Stored data
.....

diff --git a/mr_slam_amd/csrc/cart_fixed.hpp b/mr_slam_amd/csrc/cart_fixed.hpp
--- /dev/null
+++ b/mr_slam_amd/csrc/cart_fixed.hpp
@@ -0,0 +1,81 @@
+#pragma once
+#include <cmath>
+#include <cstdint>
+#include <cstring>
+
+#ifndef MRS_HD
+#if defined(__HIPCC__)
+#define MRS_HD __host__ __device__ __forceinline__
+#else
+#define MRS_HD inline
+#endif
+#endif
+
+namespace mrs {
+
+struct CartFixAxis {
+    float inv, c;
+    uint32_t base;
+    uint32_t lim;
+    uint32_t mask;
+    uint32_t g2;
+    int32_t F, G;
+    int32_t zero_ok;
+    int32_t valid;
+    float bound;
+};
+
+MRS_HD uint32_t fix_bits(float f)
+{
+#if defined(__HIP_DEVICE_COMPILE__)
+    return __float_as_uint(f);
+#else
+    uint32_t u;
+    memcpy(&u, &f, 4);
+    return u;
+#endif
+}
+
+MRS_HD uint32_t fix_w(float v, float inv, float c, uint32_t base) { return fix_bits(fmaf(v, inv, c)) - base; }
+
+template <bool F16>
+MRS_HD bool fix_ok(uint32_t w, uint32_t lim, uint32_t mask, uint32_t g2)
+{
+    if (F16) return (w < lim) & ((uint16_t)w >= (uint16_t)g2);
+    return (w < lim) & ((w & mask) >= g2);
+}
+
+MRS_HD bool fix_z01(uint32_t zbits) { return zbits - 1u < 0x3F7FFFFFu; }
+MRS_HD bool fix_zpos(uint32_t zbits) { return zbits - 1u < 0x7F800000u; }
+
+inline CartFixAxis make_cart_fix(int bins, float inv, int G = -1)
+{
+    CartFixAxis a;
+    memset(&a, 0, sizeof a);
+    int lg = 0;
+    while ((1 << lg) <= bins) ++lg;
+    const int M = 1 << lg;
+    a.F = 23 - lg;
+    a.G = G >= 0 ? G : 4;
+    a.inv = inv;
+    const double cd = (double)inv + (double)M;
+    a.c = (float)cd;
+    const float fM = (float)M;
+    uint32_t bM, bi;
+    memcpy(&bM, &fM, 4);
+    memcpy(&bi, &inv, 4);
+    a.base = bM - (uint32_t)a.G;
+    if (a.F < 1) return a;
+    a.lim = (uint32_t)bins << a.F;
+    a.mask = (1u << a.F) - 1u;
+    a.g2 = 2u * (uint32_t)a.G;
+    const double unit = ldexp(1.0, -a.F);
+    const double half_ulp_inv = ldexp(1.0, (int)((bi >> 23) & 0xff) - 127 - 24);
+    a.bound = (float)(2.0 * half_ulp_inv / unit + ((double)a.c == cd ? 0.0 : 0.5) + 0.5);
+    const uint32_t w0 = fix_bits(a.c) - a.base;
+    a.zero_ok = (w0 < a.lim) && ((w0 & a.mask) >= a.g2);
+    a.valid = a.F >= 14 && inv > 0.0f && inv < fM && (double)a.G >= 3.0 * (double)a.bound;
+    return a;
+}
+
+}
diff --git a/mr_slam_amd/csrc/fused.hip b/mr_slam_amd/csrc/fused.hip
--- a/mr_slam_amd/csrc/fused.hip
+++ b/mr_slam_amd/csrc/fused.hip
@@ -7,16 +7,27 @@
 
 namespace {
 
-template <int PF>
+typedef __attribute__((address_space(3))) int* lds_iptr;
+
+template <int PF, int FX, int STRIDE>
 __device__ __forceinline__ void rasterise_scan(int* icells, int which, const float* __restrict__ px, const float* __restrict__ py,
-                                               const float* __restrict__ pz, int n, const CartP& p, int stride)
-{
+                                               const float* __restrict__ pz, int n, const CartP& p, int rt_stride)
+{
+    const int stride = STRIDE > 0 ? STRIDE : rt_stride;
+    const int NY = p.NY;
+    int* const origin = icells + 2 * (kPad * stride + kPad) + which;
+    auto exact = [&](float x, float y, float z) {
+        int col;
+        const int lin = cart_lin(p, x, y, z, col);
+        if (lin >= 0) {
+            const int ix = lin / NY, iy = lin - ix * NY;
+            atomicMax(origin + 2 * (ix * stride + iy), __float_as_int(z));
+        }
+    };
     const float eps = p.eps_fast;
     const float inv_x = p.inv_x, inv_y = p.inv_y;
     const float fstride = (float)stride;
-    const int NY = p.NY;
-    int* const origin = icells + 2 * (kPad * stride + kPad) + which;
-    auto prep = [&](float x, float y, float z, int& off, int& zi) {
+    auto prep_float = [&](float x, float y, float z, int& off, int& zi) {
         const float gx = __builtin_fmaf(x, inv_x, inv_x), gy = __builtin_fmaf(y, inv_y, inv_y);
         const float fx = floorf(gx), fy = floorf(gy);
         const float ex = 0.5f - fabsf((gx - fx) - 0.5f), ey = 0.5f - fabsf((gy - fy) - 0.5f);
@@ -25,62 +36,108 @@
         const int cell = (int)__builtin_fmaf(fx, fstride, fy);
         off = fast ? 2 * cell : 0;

.....

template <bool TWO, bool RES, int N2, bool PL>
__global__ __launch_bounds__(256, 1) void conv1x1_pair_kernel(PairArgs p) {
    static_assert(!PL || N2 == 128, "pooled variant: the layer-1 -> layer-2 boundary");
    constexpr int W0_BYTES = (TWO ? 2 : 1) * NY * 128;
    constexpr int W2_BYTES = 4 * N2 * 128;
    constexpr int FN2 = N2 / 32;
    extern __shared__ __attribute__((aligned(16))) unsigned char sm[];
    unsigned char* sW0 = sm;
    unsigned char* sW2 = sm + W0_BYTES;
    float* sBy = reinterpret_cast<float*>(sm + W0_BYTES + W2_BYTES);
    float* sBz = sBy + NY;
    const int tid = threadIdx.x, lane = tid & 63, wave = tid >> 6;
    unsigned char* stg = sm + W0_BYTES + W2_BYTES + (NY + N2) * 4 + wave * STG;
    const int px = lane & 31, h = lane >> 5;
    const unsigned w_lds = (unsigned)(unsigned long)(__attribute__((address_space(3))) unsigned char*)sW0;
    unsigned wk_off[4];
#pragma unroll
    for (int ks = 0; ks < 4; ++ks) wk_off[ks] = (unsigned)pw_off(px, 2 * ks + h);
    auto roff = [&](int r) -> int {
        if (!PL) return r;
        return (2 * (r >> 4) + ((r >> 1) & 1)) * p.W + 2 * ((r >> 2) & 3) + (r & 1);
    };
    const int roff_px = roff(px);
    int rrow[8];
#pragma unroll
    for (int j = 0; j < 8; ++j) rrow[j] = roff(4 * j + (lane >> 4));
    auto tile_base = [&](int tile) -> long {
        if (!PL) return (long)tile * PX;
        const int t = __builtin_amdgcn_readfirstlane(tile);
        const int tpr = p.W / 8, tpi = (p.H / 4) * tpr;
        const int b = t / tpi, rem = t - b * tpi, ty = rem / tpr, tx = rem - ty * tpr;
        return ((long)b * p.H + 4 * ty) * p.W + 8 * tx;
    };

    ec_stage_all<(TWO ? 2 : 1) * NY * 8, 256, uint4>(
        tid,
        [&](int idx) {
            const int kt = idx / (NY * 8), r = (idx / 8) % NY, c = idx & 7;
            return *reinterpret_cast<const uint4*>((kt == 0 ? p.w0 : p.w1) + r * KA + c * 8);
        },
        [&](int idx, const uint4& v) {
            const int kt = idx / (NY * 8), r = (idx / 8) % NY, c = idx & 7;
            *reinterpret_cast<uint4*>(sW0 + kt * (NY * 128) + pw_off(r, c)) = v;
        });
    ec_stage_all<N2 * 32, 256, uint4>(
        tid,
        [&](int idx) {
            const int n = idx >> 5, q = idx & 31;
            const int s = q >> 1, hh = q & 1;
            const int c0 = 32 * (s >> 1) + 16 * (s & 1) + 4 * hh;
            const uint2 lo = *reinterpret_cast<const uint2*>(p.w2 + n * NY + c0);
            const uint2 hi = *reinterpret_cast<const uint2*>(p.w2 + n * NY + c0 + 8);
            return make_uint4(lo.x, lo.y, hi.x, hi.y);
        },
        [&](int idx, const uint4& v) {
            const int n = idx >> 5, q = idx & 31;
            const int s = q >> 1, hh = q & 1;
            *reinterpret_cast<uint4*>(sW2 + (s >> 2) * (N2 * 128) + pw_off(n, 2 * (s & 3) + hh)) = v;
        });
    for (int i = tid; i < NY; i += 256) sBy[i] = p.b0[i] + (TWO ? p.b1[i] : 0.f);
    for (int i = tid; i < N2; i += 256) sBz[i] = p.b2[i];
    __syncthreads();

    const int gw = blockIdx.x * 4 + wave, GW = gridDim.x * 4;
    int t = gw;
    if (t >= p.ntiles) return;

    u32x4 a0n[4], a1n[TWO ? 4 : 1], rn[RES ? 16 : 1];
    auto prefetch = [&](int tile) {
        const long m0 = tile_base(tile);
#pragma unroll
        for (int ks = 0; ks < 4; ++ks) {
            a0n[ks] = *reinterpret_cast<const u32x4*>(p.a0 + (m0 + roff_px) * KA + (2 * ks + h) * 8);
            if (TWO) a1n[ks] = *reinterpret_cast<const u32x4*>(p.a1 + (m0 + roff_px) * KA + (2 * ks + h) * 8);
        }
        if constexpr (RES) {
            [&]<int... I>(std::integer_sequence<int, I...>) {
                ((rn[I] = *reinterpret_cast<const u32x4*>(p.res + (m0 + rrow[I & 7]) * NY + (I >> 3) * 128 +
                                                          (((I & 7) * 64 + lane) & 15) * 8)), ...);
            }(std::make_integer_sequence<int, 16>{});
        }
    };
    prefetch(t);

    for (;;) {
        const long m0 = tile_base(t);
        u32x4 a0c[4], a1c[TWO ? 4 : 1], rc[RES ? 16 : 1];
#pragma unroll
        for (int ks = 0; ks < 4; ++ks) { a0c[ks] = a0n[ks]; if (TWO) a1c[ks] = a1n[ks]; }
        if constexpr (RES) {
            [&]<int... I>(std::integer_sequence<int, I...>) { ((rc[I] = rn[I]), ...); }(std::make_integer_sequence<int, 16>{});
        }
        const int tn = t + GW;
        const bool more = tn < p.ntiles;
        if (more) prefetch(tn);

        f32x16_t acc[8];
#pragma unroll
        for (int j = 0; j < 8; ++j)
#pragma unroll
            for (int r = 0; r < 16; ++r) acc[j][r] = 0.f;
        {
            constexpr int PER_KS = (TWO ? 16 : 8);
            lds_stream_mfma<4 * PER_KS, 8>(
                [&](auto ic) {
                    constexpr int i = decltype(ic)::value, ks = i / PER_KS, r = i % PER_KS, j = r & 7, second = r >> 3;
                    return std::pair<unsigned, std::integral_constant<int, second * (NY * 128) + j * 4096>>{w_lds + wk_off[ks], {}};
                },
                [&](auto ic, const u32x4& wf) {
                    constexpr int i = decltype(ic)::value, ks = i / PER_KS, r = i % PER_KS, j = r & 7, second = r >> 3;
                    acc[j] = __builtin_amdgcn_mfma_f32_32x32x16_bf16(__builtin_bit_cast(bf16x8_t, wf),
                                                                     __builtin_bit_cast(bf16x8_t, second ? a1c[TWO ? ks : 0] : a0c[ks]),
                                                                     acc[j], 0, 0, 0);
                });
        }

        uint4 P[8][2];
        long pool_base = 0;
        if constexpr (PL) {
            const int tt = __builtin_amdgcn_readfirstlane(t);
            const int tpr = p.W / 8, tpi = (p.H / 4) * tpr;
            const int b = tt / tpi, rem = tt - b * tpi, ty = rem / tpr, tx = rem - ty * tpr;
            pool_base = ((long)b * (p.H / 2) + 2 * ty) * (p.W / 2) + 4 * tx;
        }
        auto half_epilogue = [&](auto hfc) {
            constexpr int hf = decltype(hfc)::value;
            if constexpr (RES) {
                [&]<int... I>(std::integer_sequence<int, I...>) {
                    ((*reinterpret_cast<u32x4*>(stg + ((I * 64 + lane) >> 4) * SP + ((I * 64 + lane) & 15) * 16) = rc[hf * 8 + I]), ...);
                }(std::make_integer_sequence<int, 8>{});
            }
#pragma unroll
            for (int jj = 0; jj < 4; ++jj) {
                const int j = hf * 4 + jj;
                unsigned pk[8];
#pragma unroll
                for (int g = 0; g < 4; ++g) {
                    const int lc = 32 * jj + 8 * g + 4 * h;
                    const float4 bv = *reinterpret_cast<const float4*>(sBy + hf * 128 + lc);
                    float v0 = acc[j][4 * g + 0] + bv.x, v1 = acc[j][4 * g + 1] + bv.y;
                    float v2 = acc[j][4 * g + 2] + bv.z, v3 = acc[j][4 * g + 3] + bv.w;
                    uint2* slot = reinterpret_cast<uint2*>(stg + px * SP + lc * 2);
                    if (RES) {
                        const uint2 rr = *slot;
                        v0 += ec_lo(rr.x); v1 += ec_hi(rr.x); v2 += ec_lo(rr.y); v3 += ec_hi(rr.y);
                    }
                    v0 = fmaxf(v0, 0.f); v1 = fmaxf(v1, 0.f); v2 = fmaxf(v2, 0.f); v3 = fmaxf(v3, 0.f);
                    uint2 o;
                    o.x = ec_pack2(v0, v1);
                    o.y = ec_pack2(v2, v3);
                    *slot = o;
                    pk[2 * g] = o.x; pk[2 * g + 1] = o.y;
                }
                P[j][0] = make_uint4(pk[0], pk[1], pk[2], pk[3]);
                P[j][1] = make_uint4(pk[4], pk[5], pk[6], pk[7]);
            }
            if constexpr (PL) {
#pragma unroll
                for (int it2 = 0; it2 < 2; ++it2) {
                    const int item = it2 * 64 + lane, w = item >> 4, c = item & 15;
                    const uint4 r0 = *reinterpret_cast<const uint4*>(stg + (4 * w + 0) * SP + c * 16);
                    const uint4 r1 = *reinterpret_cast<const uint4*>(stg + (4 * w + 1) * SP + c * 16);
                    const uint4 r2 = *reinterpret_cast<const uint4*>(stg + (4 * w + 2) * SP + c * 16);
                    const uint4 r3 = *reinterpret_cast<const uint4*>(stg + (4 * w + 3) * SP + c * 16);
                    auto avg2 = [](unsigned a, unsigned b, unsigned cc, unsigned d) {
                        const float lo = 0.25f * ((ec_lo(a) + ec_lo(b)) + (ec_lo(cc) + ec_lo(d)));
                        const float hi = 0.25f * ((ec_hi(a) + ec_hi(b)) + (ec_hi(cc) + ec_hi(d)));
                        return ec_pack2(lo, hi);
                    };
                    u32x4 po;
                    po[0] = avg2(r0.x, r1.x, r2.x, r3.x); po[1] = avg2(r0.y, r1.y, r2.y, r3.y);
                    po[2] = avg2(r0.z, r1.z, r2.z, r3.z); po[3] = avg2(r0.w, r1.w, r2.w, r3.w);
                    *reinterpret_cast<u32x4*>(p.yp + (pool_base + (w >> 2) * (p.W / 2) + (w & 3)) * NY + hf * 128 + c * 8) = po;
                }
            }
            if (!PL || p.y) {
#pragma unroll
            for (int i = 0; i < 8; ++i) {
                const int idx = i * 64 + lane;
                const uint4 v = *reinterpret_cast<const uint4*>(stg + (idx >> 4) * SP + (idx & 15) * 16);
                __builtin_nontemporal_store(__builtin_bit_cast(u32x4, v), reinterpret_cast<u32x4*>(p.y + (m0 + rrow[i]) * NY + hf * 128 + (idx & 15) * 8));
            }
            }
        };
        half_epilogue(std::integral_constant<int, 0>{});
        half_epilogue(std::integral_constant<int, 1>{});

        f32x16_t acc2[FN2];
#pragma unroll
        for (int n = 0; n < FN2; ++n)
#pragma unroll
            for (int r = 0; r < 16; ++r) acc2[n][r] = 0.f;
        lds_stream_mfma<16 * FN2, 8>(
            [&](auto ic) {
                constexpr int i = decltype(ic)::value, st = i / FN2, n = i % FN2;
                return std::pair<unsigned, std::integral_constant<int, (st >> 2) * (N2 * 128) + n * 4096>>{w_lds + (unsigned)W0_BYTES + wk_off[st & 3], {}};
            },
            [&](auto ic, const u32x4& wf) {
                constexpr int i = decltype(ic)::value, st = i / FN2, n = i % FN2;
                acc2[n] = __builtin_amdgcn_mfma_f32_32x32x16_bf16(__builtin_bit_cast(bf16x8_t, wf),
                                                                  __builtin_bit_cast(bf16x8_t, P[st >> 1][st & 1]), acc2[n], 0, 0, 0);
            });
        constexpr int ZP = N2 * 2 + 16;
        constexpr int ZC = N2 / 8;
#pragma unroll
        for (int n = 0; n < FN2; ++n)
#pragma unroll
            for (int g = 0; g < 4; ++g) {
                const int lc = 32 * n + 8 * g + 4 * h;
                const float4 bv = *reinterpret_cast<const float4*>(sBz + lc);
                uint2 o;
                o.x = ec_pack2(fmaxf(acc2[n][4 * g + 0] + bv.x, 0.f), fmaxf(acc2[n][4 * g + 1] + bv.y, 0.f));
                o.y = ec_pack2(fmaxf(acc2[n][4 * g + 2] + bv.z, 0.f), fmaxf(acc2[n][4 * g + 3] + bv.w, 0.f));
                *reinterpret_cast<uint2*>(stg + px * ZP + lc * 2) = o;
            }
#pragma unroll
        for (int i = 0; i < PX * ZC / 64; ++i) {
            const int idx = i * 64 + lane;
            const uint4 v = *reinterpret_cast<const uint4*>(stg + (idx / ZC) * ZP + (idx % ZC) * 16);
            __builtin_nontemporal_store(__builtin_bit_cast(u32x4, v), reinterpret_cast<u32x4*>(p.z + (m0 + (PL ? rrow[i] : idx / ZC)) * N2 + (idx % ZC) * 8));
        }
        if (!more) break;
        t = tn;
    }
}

.....

THE PROBLEM
Reproduce, character for character, only the lines of the preceding data that start at the line with "unsigned wk_off[4];" and end at the line with "if (!PL) return (long)tile * PX;", both included.

RESPONSE TO THE EXERCISE
    unsigned wk_off[4];
#pragma unroll
    for (int ks = 0; ks < 4; ++ks) wk_off[ks] = (unsigned)pw_off(px, 2 * ks + h);
    auto roff = [&](int r) -> int {
        if (!PL) return r;
        return (2 * (r >> 4) + ((r >> 1) & 1)) * p.W + 2 * ((r >> 2) & 3) + (r & 1);
    };
    const int roff_px = roff(px);
    int rrow[8];
#pragma unroll
    for (int j = 0; j < 8; ++j) rrow[j] = roff(4 * j + (lane >> 4));
    auto tile_base = [&](int tile) -> long {
        if (!PL) return (long)tile * PX;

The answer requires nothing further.